# PROBLEM
Copy each of the records exactly.

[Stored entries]
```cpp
private:
    B& be;
    struct BufBase { void* raw = nullptr; size_t cap = 0; };
    std::vector<BufBase*> all_bufs;
    template <class T> struct Buf : BufBase {
        T* p = nullptr;
    };
    template <class T> void ensure(Buf<T>& b, size_t n) {
        if (n <= b.cap && b.p) return;
        if (std::find(all_bufs.begin(), all_bufs.end(), (BufBase*)&b) == all_bufs.end()) all_bufs.push_back(&b);
        if (b.raw) be.free(b.raw);
        b.raw = nullptr; b.p = nullptr; b.cap = 0;
        const size_t want = n + n / 4 + 16;
        b.raw = be.alloc(want * sizeof(T));
        if (!b.raw) throw DeviceOutOfMemory{want * sizeof(T)};
        b.p = (T*)b.raw; b.cap = want;
    }
    template <class T> void ensure_keep(Buf<T>& b, size_t n, size_t keep) {
        if (n <= b.cap && b.p) return;
        if (std::find(all_bufs.begin(), all_bufs.end(), (BufBase*)&b) == all_bufs.end()) all_bufs.push_back(&b);
        const size_t want = n + n / 2 + 16;
        void* raw = be.alloc(want * sizeof(T));
        if (!raw) throw DeviceOutOfMemory{want * sizeof(T)};
        if (b.p && keep) { be.d2d(raw, b.p, keep * sizeof(T)); be.sync(); }
        if (b.raw) be.free(b.raw);
        b.raw = raw; b.p = (T*)raw; b.cap = want;
    }
    void collect_timing() { timing = be.collect(); }
    template <class T> static auto group_on(T& b, int) -> decltype(b.d2h_group(), void()) { b.d2h_group(); }
    template <class T> static void group_on(T&, long) {}
    template <class T> static auto flush_on(T& b, int) -> decltype(b.d2h_flush(), void()) { b.d2h_flush(); }
    template <class T> static void flush_on(T&, long) {}
    template <class T> static auto tune_copy_kernel(T& b, bool on, int) -> decltype(b.group_copies = on, true) { b.group_copies = on; return true; }
    template <class T> static bool tune_copy_kernel(T&, bool, long) { return true; }
    template <class T> static auto sort_keys_on(T& b, uint64_t* ki, uint64_t* ko, size_t n, int lo, int hi, int) -> decltype(b.sort_keys(ki, ko, n, lo, hi), true) { b.sort_keys(ki, ko, n, lo, hi); return true; }
    template <class T> static bool sort_keys_on(T&, uint64_t*, uint64_t*, size_t, int, int, long) { return false; }
    void group_downloads() { group_on(be, 0); }
    void flush_downloads() { flush_on(be, 0); }

    SeqBlock* blk = nullptr; int64_t* d_goff = nullptr; int64_t* d_glen = nullptr;
    int64_t total_words = 0;
    Packed P{};
    size_t ev_cap_hint = 0, cand_cap_hint = 0, rest_cap_hint[2] = {0, 0}, grp_cap_hint = 0;
    struct CallHint { int64_t units = 0, ncand = 0, nok = 0; };
    std::vector<CallHint> call_hints;
    int64_t call_ordinal = 0;
    Buf<uint8_t> d_gflag; Buf<int64_t> d_glo;
    Buf<int64_t> d_bkbase, d_bkbegin, d_ovf; Buf<uint64_t> d_ikey, d_ikey2, d_ikey3, d_ikey4;
    Buf<RegionInfo> d_R; Buf<int64_t> d_starts, d_lens, d_posbase;
    Buf<uint64_t> d_slots; Buf<uint32_t> d_filter, d_repeated; Buf<int32_t> d_next, d_rep, d_run, d_epm;
    Buf<int64_t> d_ucount, d_uoff; Buf<UnitRec> d_units;
    Buf<uint64_t> d_counter, d_evkey, d_evval, d_evkey2, d_evval2, d_evkey3, d_evval3; Buf<int64_t> d_sliceoff;
    Buf<int64_t> d_lo, d_cov; Buf<EventAtK> d_state; Buf<PairState> d_wsummary; Buf<int32_t> d_emax;
    Buf<uint64_t> d_cand; Buf<GenomeAtK> d_at; Buf<uint8_t> d_ok; Buf<int32_t> d_ok_k, d_ok_lon, d_osp; Buf<uint8_t> d_ofwd;
    Buf<uint64_t> d_wmask; Buf<int64_t> d_wcount, d_woff;
    Buf<int64_t> d_bcount, d_bbegin, d_pbase;
    Buf<int64_t> d_okcnt, d_okpos, d_cbase; Buf<int32_t> d_coarse; Buf<int32_t> d_creg, d_ck, d_clon, d_csp; Buf<uint8_t> d_cfwd;
    Buf<uint32_t> d_cflags, d_dirty; Buf<int32_t> d_bmax, d_bmin;
    Buf<GenomeAtK> d_xsend, d_xrecv; Buf<uint8_t> d_hsend, d_hrecv;
    Buf<RestItem> d_rest; Buf<uint64_t> d_qcount;
    Buf<uint8_t> d_dense; Buf<int32_t> d_dfi, d_dlist, d_dlcp; Buf<int64_t> d_dstart, d_dhead, d_dfirst;
    Buf<uint64_t> d_dkey, d_dkey2, d_dval, d_dval2; Buf<uint32_t> d_drank[kDenseMaxLevels];
    Buf<int32_t> d_anchor_start, d_anchor_lon; Buf<uint32_t> d_anchor_flags;
    int64_t table_counter = 0;
    Buf<uint64_t> d_image;
    Buf<uint8_t> d_ms_strand, d_ms_state, d_small8, d_o_strand; Buf<int32_t> d_ms_shift, d_ms_len, d_list, d_list2, d_j_min, d_j_max, d_o_start;
    Buf<int64_t> d_rg_start, d_rg_len, d_lay_off, d_lay_bits, d_v_row0, d_v_first, d_f_start, d_f_end, d_f_pack; Buf<RegInfo> d_rg_info; Buf<uint64_t> d_rg_count, d_once, d_twice;
    Buf<RowInfo> d_rowinfo; Buf<uint64_t> d_alg;
    Buf<int64_t> d_sd_cnt, d_sd_off; Buf<uint8_t> d_sd_keep;
    Buf<uint64_t> d_t_rem; Buf<uint8_t> d_t_done;
    Buf<int32_t> d_v_done, d_owner; Buf<uint8_t> d_v_defer, d_v_involved;
    Buf<uint64_t> d_t_left; uint64_t tangle_left[8] = {0, 0, 0, 0, 0, 0, 0, 0}; int tangle_ran = 0;
    Buf<int64_t> d_rg_pkey; Buf<OutsideWrite> d_outw; Buf<uint64_t> d_outw_count; int64_t rg_pkey_init = 0; uint64_t outside_writes_call = 0;
    Buf<ForeignRead> d_foreign; Buf<uint64_t> d_foreign_count, d_foreign_masks; Buf<int64_t> d_ms_key;
    size_t foreign_cap = 0; int64_t ms_key_rows = 0; uint64_t foreign_seen = 0;
    static constexpr size_t kHitCap = 256;
    Buf<uint64_t> d_hit_count, d_hit_owned, d_hit_present; Buf<int32_t> d_hits; Buf<uint8_t> d_recwords;
    Buf<int64_t> d_ch_flag, d_ch_pos, d_ch_head, d_ch_hpos, d_ch_survive, d_ch_spos, d_ch_hdr;
    Buf<uint64_t> d_ch_key, d_ch_val, d_ch_skey, d_ch_srow, d_ch_key2, d_ch_row2, d_ch_lcblen;
    Buf<uint8_t> d_ch_verdict, d_ch_outhead; Buf<int32_t> d_ch_outrow;
    Buf<int64_t> d_ch_back, d_ch_wflag, d_ch_wpos, d_ch_wlist, d_ch_wend; Buf<uint8_t> d_ch_wverdict, d_ch_wkeep;
    uint8_t* chain_host = nullptr; size_t chain_host_cap = 0; void* chain_event = nullptr; bool chain_pending = false; int64_t chain_cap = 0;
    size_t lay_words = 0, rg_cap_hint = 0;
    int64_t layout_rows = -1;
};

}
```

# REPLY
```cpp
private:
    B& be;
    struct BufBase { void* raw = nullptr; size_t cap = 0; };
    std::vector<BufBase*> all_bufs;
    template <class T> struct Buf : BufBase {
        T* p = nullptr;
    };
    template <class T> void ensure(Buf<T>& b, size_t n) {
        if (n <= b.cap && b.p) return;
        if (std::find(all_bufs.begin(), all_bufs.end(), (BufBase*)&b) == all_bufs.end()) all_bufs.push_back(&b);
        if (b.raw) be.free(b.raw);
        b.raw = nullptr; b.p = nullptr; b.cap = 0;
        const size_t want = n + n / 4 + 16;
        b.raw = be.alloc(want * sizeof(T));
        if (!b.raw) throw DeviceOutOfMemory{want * sizeof(T)};
        b.p = (T*)b.raw; b.cap = want;
    }
    template <class T> void ensure_keep(Buf<T>& b, size_t n, size_t keep) {
        if (n <= b.cap && b.p) return;
        if (std::find(all_bufs.begin(), all_bufs.end(), (BufBase*)&b) == all_bufs.end()) all_bufs.push_back(&b);
        const size_t want = n + n / 2 + 16;
        void* raw = be.alloc(want * sizeof(T));
        if (!raw) throw DeviceOutOfMemory{want * sizeof(T)};
        if (b.p && keep) { be.d2d(raw, b.p, keep * sizeof(T)); be.sync(); }
        if (b.raw) be.free(b.raw);
        b.raw = raw; b.p = (T*)raw; b.cap = want;
    }
    void collect_timing() { timing = be.collect(); }
    template <class T> static auto group_on(T& b, int) -> decltype(b.d2h_group(), void()) { b.d2h_group(); }
    template <class T> static void group_on(T&, long) {}
    template <class T> static auto flush_on(T& b, int) -> decltype(b.d2h_flush(), void()) { b.d2h_flush(); }
    template <class T> static void flush_on(T&, long) {}
    template <class T> static auto tune_copy_kernel(T& b, bool on, int) -> decltype(b.group_copies = on, true) { b.group_copies = on; return true; }
    template <class T> static bool tune_copy_kernel(T&, bool, long) { return true; }
    template <class T> static auto sort_keys_on(T& b, uint64_t* ki, uint64_t* ko, size_t n, int lo, int hi, int) -> decltype(b.sort_keys(ki, ko, n, lo, hi), true) { b.sort_keys(ki, ko, n, lo, hi); return true; }
    template <class T> static bool sort_keys_on(T&, uint64_t*, uint64_t*, size_t, int, int, long) { return false; }
    void group_downloads() { group_on(be, 0); }
    void flush_downloads() { flush_on(be, 0); }

    SeqBlock* blk = nullptr; int64_t* d_goff = nullptr; int64_t* d_glen = nullptr;
    int64_t total_words = 0;
    Packed P{};
    size_t ev_cap_hint = 0, cand_cap_hint = 0, rest_cap_hint[2] = {0, 0}, grp_cap_hint = 0;
    struct CallHint { int64_t units = 0, ncand = 0, nok = 0; };
    std::vector<CallHint> call_hints;
    int64_t call_ordinal = 0;
    Buf<uint8_t> d_gflag; Buf<int64_t> d_glo;
    Buf<int64_t> d_bkbase, d_bkbegin, d_ovf; Buf<uint64_t> d_ikey, d_ikey2, d_ikey3, d_ikey4;
    Buf<RegionInfo> d_R; Buf<int64_t> d_starts, d_lens, d_posbase;
    Buf<uint64_t> d_slots; Buf<uint32_t> d_filter, d_repeated; Buf<int32_t> d_next, d_rep, d_run, d_epm;
    Buf<int64_t> d_ucount, d_uoff; Buf<UnitRec> d_units;
    Buf<uint64_t> d_counter, d_evkey, d_evval, d_evkey2, d_evval2, d_evkey3, d_evval3; Buf<int64_t> d_sliceoff;
    Buf<int64_t> d_lo, d_cov; Buf<EventAtK> d_state; Buf<PairState> d_wsummary; Buf<int32_t> d_emax;
    Buf<uint64_t> d_cand; Buf<GenomeAtK> d_at; Buf<uint8_t> d_ok; Buf<int32_t> d_ok_k, d_ok_lon, d_osp; Buf<uint8_t> d_ofwd;
    Buf<uint64_t> d_wmask; Buf<int64_t> d_wcount, d_woff;
    Buf<int64_t> d_bcount, d_bbegin, d_pbase;
    Buf<int64_t> d_okcnt, d_okpos, d_cbase; Buf<int32_t> d_coarse; Buf<int32_t> d_creg, d_ck, d_clon, d_csp; Buf<uint8_t> d_cfwd;
    Buf<uint32_t> d_cflags, d_dirty; Buf<int32_t> d_bmax, d_bmin;
    Buf<GenomeAtK> d_xsend, d_xrecv; Buf<uint8_t> d_hsend, d_hrecv;
    Buf<RestItem> d_rest; Buf<uint64_t> d_qcount;
    Buf<uint8_t> d_dense; Buf<int32_t> d_dfi, d_dlist, d_dlcp; Buf<int64_t> d_dstart, d_dhead, d_dfirst;
    Buf<uint64_t> d_dkey, d_dkey2, d_dval, d_dval2; Buf<uint32_t> d_drank[kDenseMaxLevels];
    Buf<int32_t> d_anchor_start, d_anchor_lon; Buf<uint32_t> d_anchor_flags;
    int64_t table_counter = 0;
    Buf<uint64_t> d_image;
    Buf<uint8_t> d_ms_strand, d_ms_state, d_small8, d_o_strand; Buf<int32_t> d_ms_shift, d_ms_len, d_list, d_list2, d_j_min, d_j_max, d_o_start;
    Buf<int64_t> d_rg_start, d_rg_len, d_lay_off, d_lay_bits, d_v_row0, d_v_first, d_f_start, d_f_end, d_f_pack; Buf<RegInfo> d_rg_info; Buf<uint64_t> d_rg_count, d_once, d_twice;
    Buf<RowInfo> d_rowinfo; Buf<uint64_t> d_alg;
    Buf<int64_t> d_sd_cnt, d_sd_off; Buf<uint8_t> d_sd_keep;
    Buf<uint64_t> d_t_rem; Buf<uint8_t> d_t_done;
    Buf<int32_t> d_v_done, d_owner; Buf<uint8_t> d_v_defer, d_v_involved;
    Buf<uint64_t> d_t_left; uint64_t tangle_left[8] = {0, 0, 0, 0, 0, 0, 0, 0}; int tangle_ran = 0;
    Buf<int64_t> d_rg_pkey; Buf<OutsideWrite> d_outw; Buf<uint64_t> d_outw_count; int64_t rg_pkey_init = 0; uint64_t outside_writes_call = 0;
    Buf<ForeignRead> d_foreign; Buf<uint64_t> d_foreign_count, d_foreign_masks; Buf<int64_t> d_ms_key;
    size_t foreign_cap = 0; int64_t ms_key_rows = 0; uint64_t foreign_seen = 0;
    static constexpr size_t kHitCap = 256;
    Buf<uint64_t> d_hit_count, d_hit_owned, d_hit_present; Buf<int32_t> d_hits; Buf<uint8_t> d_recwords;
    Buf<int64_t> d_ch_flag, d_ch_pos, d_ch_head, d_ch_hpos, d_ch_survive, d_ch_spos, d_ch_hdr;
    Buf<uint64_t> d_ch_key, d_ch_val, d_ch_skey, d_ch_srow, d_ch_key2, d_ch_row2, d_ch_lcblen;
    Buf<uint8_t> d_ch_verdict, d_ch_outhead; Buf<int32_t> d_ch_outrow;
    Buf<int64_t> d_ch_back, d_ch_wflag, d_ch_wpos, d_ch_wlist, d_ch_wend; Buf<uint8_t> d_ch_wverdict, d_ch_wkeep;
    uint8_t* chain_host = nullptr; size_t chain_host_cap = 0; void* chain_event = nullptr; bool chain_pending = false; int64_t chain_cap = 0;
    size_t lay_words = 0, rg_cap_hint = 0;
    int64_t layout_rows = -1;
};

}
```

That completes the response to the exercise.